Mr. President, as we have been informed, the defendants who up to now were accommodated in solitary confinement in the prison are now to be accommodated in pairs bf two in a solitary confinement cell. We have further been informed that the reason for such procedure is supposed to be that just recently there have been individual cases of attempted suicides. The realization of the measure which appears to be intended is objected to very strongly by the defense. Apart from the fact that it wouldn't be proper that one defendant should be made the watchdog for another defendant, the prison cells are only designed for one inhabitant and consequently their measurement is too small for two defendants. For that reason alone, the joining of two defendants in such a cell would represent a very severe measure which, psychologically speaking, would affect the defendants most unfavorably. In addition to that, on health grounds this measure would have disadvantages since this space is too small for two defendants and circulation too is restricted, particularly with regard to the trial which is now about to start, and which will make considerable demands to the mental powers of the defendants, everything must be avoided which would result in a disturbance of a defendant.

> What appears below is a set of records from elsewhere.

__device__ __forceinline__ void topk_insert_round(uint32_t (&keys)[kTopK], uint32_t (&pend)[kTopkPend])
{
    const uint32_t key = pend[0];
#pragma unroll
    for (int t = 0; t < kTopkPend - 1; t++) pend[t] = pend[t + 1];
    pend[kTopkPend - 1] = kKey32None;
#pragma unroll
    for (int t = kTopK - 1; t > 0; t--) keys[t] = umed3(keys[t - 1], key, keys[t]);
    keys[0] = min(keys[0], key);
}

template <bool LDS, bool WIDE>
__device__ __forceinline__ int topk_scan(const ProjArgs& A, const MpWindow& w, const int* cs, int tabStride, const int4* rec,
                                         const unsigned long long* descS, const TopkLds* S, int segBase,
                                         unsigned long long d0, unsigned long long d1, unsigned long long d2,
                                         unsigned long long d3, uint32_t (&keys)[kTopK])
{
    int total = 0;
    uint32_t pend[kTopkPend];
#pragma unroll
    for (int t = 0; t < kTopkPend; t++) pend[t] = kKey32None;
    const int lFirst = max(w.minLevel, 0), l1 = w.maxLevel;
    for (int l0 = lFirst; l0 <= (WIDE ? l1 : lFirst); l0 += 2) {
    int plo[2], phi[2];
#pragma unroll
    for (int k = 0; k < 2; k++) {
        const int l = min(l0 + k, l1);
        const int* csl = cs + (size_t)l * tabStride;
        plo[k] = csl[w.minCX];
        phi[k] = (l0 + k <= l1) ? csl[w.maxCX + 1] : plo[k];
    }
#pragma unroll
    for (int k = 0; k < 2; k++) {
        int4 qn = make_int4(0, 0, 0, 0);
        if (plo[k] < phi[k]) {
            if constexpr (LDS) qn = S->rec[plo[k] - segBase];
            else qn = rec[plo[k]];
        }
        for (int p = plo[k]; p < phi[k]; p++) {
            const int4 q = qn;
            if (p + 1 < phi[k]) {
                if constexpr (LDS) qn = S->rec[p + 1 - segBase];
                else qn = rec[p + 1];
            }
            const int cy = q.y >> 8;
            const float dx = __int_as_float(q.z) - w.x, dy = __int_as_float(q.w) - w.y;
            if (cy >= w.minCY && cy <= w.maxCY && fabsf(dx) < w.r && fabsf(dy) < w.r) {
                int dist;
                if constexpr (LDS) {
                    const unsigned long long* kd = S->desc[p - segBase];
                    dist = hamming256(kd, d0, d1, d2, d3);
                } else {
                    const unsigned long long* kd = descS + (size_t)p * 4;
                    dist = hamming256(kd, d0, d1, d2, d3);
                }
                if (dist < A.dCut) {
                    total++;
                    const uint32_t key = make_key32(dist, q.x);
                    if (key < keys[kTopK - 1]) {
#pragma unroll
                        for (int t = kTopkPend - 1; t > 0; t--) pend[t] = pend[t - 1];
                        pend[0] = key;
                    }
                }
            }
            if (__ballot(pend[kTopkPend - 1] != kKey32None)) topk_insert_round(keys, pend);
        }
    }
    }
    while (__ballot(pend[0] != kKey32None)) topk_insert_round(keys, pend);
    return total;
}

template <bool WIDE>
__global__ __launch_bounds__(256) void proj_topk_kernel(ProjArgs A)
{
    __shared__ TopkLds S;
    __shared__ int sLvlLo, sLvlHi;
    const int f = blockIdx.y;
    const int slotIdx = blockIdx.x * 256 + threadIdx.x;
    const bool live = slotIdx < A.M;
    const int i = live ? A.perm[(size_t)f * A.M + slotIdx] : 0;
    MpWindow w;
    w.valid = false;
    w.minLevel = w.maxLevel = 0;
    if (live) w = mp_window(A, A.mps[(size_t)f * A.M + i]);
    if (threadIdx.x == 0) { sLvlLo = 64; sLvlHi = -1; }
    __syncthreads();
    if (w.valid) {
        atomicMin(&sLvlLo, max(w.minLevel, 0));
        atomicMax(&sLvlHi, w.maxLevel);
    }
    __syncthreads();
    const int tabStride = A.g.cols + 1;
    const int* cs = A.colStart + (size_t)f * A.tabLevels * tabStride;
    const int4* rec = A.rec + (size_t)f * A.kpStride;
    const unsigned long long* descS = A.descS + (size_t)f * A.kpStride * 4;
    int segBase = 0, segEnd = 0;
    if (sLvlHi >= 0) {
        segBase = cs[(size_t)sLvlLo * tabStride];
        segEnd = sLvlHi + 1 < A.tabLevels ? cs[(size_t)(sLvlHi + 1) * tabStride] : min(A.nKp[f], A.kpStride);
    }
    const bool useLds = segEnd - segBase <= kTopkLds;
    if (useLds) {
        const int nSeg = segEnd - segBase;
        const uint4* gRec = reinterpret_cast<const uint4*>(rec + segBase);
        const uint4* gDesc = reinterpret_cast<const uint4*>(descS + (size_t)segBase * 4);
        uint4* lRec = reinterpret_cast<uint4*>(S.rec);
        uint4* lDesc = reinterpret_cast<uint4*>(&S.desc[0][0]);
        for (int j0 = 0; j0 < nSeg * 2; j0 += 4 * 256) {
            uint4 v[4];
#pragma unroll
            for (int k = 0; k < 4; k++) {
                const int j = j0 + k * 256 + (int)threadIdx.x;
                v[k] = make_uint4(0u, 0u, 0u, 0u);
                if (j < nSeg * 2) v[k] = gDesc[j];
            }
#pragma unroll
            for (int k = 0; k < 4; k++) {
                const int j = j0 + k * 256 + (int)threadIdx.x;
                if (j < nSeg * 2) lDesc[j] = v[k];
            }
        }
        for (int j0 = 0; j0 < nSeg; j0 += 4 * 256) {
            uint4 v[4];
#pragma unroll
            for (int k = 0; k < 4; k++) {
                const int j = j0 + k * 256 + (int)threadIdx.x;
                v[k] = make_uint4(0u, 0u, 0u, 0u);
                if (j < nSeg) v[k] = gRec[j];
            }
#pragma unroll
            for (int k = 0; k < 4; k++) {
                const int j = j0 + k * 256 + (int)threadIdx.x;
                if (j < nSeg) lRec[j] = v[k];
            }
        }
    }
    __syncthreads();
    if (!live) return;
    uint32_t keys[kTopK];
#pragma unroll
    for (int t = 0; t < kTopK; t++) keys[t] = kKey32None;
    int total = 0;
    if (w.valid) {
        const unsigned long long* dp = reinterpret_cast<const unsigned long long*>(A.mpDesc + ((size_t)f * A.M + i) * 32);
        const unsigned long long d0 = dp[0], d1 = dp[1], d2 = dp[2], d3 = dp[3];
        if (useLds) total = topk_scan<true, WIDE>(A, w, cs, tabStride, rec, descS, &S, segBase, d0, d1, d2, d3, keys);
        else total = topk_scan<false, WIDE>(A, w, cs, tabStride, rec, descS, &S, segBase, d0, d1, d2, d3, keys);
    }
    A.cnt[(size_t)f * A.M + i] = total;
    uint4* dst = reinterpret_cast<uint4*>(A.topk + ((size_t)f * A.M + i) * kTopK);
#pragma unroll
    for (int t = 0; t < kTopK / 4; t++) dst[t] = make_uint4(keys[4 * t], keys[4 * t + 1], keys[4 * t + 2], keys[4 * t + 3]);
}

constexpr int kWaveListCap = 128;

__device__ __forceinline__ void rank_emit_lds(const uint32_t* list, int n, int limit, uint32_t* out, int lane)
{
    const uint32_t e0 = lane < n ? list[lane] : kKey32None;
    const uint32_t e1 = lane + 64 < n ? list[lane + 64] : kKey32None;
    int r0 = 0, r1 = 0;
    for (int b = 0; b < n; b++) {
        const uint32_t kb = list[b];
        r0 += kb < e0;
        r1 += kb < e1;
    }
    __builtin_amdgcn_wave_barrier();
    if (lane < n && r0 < limit) out[r0] = e0;
    if (lane + 64 < n && r1 < limit) out[r1] = e1;
    asm volatile("s_waitcnt lgkmcnt(0)" ::: "memory");
    __builtin_amdgcn_wave_barrier();
}

template <bool WIDE, bool LDS>
__device__ __forceinline__ void topk_wave_body(const ProjArgs& A, const TopkLds& S, uint32_t (*sList)[2][kWaveListCap], int f, int lane,
                                               int wv, int nMine, int i, const MpWindow& w, const int* cs, int tabStride,
                                               const int4* rec, const unsigned long long* descS, int segBase)
{
    constexpr int NLV = WIDE ? 3 : 2;
    int plo[NLV], phi[NLV];
    {
        const int l0 = max(w.minLevel, 0), l1 = w.maxLevel;
#pragma unroll
        for (int k = 0; k < NLV; k++) {
            const int l = min(l0 + k, l1);
            const int* csl = cs + (size_t)l * tabStride;
            plo[k] = w.valid ? csl[w.minCX] : 0;
            phi[k] = (w.valid && l0 + k <= l1) ? csl[w.maxCX + 1] : plo[k];
        }
    }
    const int validI = w.valid ? 1 : 0;
    uint32_t dq[8] = {0, 0, 0, 0, 0, 0, 0, 0};
    if (w.valid) {
        const uint4* dp = reinterpret_cast<const uint4*>(A.mpDesc + ((size_t)f * A.M + i) * 32);
        const uint4 a = dp[0], b = dp[1];
        dq[0] = a.x; dq[1] = a.y; dq[2] = a.z; dq[3] = a.w; dq[4] = b.x; dq[5] = b.y; dq[6] = b.z; dq[7] = b.w;
    }
#pragma unroll
    for (int k = 0; k < NLV; k++) asm volatile("" : "+v"(plo[k]), "+v"(phi[k]));
#pragma unroll
    for (int k = 0; k < 8; k++) asm volatile("" : "+v"(dq[k]));
    {
        int iv = i;
        asm volatile("s_waitcnt vmcnt(0)" : "+v"(iv));
    }
    for (int j = 0; j < nMine; j++) {
        const int mp = __builtin_amdgcn_readlane(i, j);
        uint32_t* dst = A.topk + ((size_t)f * A.M + mp) * kTopK;
        int total = 0, listN = 0, cur = 0;
        if (__builtin_amdgcn_readlane(validI, j)) {
            const float x = __int_as_float(__builtin_amdgcn_readlane(__float_as_int(w.x), j));
            const float y = __int_as_float(__builtin_amdgcn_readlane(__float_as_int(w.y), j));
            const float r = __int_as_float(__builtin_amdgcn_readlane(__float_as_int(w.r), j));
            const int minCY = __builtin_amdgcn_readlane(w.minCY, j), maxCY = __builtin_amdgcn_readlane(w.maxCY, j);
            unsigned long long d[4];
#pragma unroll
            for (int k = 0; k < 4; k++)
                d[k] = (unsigned long long)(uint32_t)__builtin_amdgcn_readlane((int)dq[2 * k], j) |
                       ((unsigned long long)(uint32_t)__builtin_amdgcn_readlane((int)dq[2 * k + 1], j) << 32);
            int a[NLV], len[NLV], lenAll = 0;
#pragma unroll
            for (int k = 0; k < NLV; k++) {
                a[k] = __builtin_amdgcn_readlane(plo[k], j);
                len[k] = __builtin_amdgcn_readlane(phi[k], j) - a[k];
                lenAll += len[k];
            }
            for (int base = 0; base < lenAll; base += 64) {
                if (listN > 64) {
                    rank_emit_lds(sList[wv][cur], listN, 64, sList[wv][cur ^ 1], lane);
                    cur ^= 1;
                    listN = 64;
                }
                const int idx = base + lane;
                bool q = false;
                uint32_t key = kKey32None;
                if (idx < lenAll) {
                    int p = a[0] + idx;
                    if (idx >= len[0]) p = a[1] + (idx - len[0]);
                    if constexpr (NLV == 3)
                        if (idx >= len[0] + len[1]) p = a[2] + (idx - len[0] - len[1]);
                    int4 rq;
                    if constexpr (LDS) rq = S.rec[p - segBase];
                    else rq = rec[p];
                    const int cy = rq.y >> 8;
                    const float dx = __int_as_float(rq.z) - x, dy = __int_as_float(rq.w) - y;
                    if (cy >= minCY && cy <= maxCY && fabsf(dx) < r && fabsf(dy) < r) {
                        int dist;
                        if constexpr (LDS) {
                            const unsigned long long* kd = S.desc[p - segBase];
                            dist = hamming256(kd, d[0], d[1], d[2], d[3]);
                        } else {
                            const unsigned long long* kd = descS + (size_t)p * 4;
                            dist = hamming256(kd, d[0], d[1], d[2], d[3]);
                        }
                        if (dist < A.dCut) {
                            q = true;
                            key = make_key32(dist, rq.x);
                        }
                    }
                }
                const unsigned long long mask = __ballot(q);
                if (mask) {
                    if (q)
                        sList[wv][cur][listN + (int)__builtin_amdgcn_mbcnt_hi((uint32_t)(mask >> 32),
                                                                              __builtin_amdgcn_mbcnt_lo((uint32_t)mask, 0u))] = key;
                    const int c = __popcll(mask);
                    listN += c;
                    total += c;
                }
            }
            if (total) {
                asm volatile("s_waitcnt lgkmcnt(0)" ::: "memory");
                __builtin_amdgcn_wave_barrier();
                if (listN > 64) {
                    rank_emit_lds(sList[wv][cur], listN, 64, sList[wv][cur ^ 1], lane);
                    cur ^= 1;
                    listN = 64;
                }
                const uint32_t e = lane < listN ? sList[wv][cur][lane] : kKey32None;
                int rk = 0;
                for (int b = 0; b < listN; b++) rk += (uint32_t)__builtin_amdgcn_readlane((int)e, b) < e;
                if (lane < listN && rk < kTopK) dst[rk] = e;
                if (lane >= listN && lane < kTopK) dst[lane] = kKey32None;
            }
        }
        if (lane == 0) A.cnt[(size_t)f * A.M + mp] = total;
    }
}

On the trial days, for instance, defendants only have the evening hours to afford them the opportunity to work through the record of the trial and to prepare for the next day. Since the lighting arrangement of the cells is done from the outside, however, defendants have had to make do of it, that they pushed their little table to the door through which the light was coming in. In that manner, at least one defendant can, in a make shift way read. A second table would not find room for such an arrangement in such a cell and certainly not get enough light for the second defendant too to be able to read.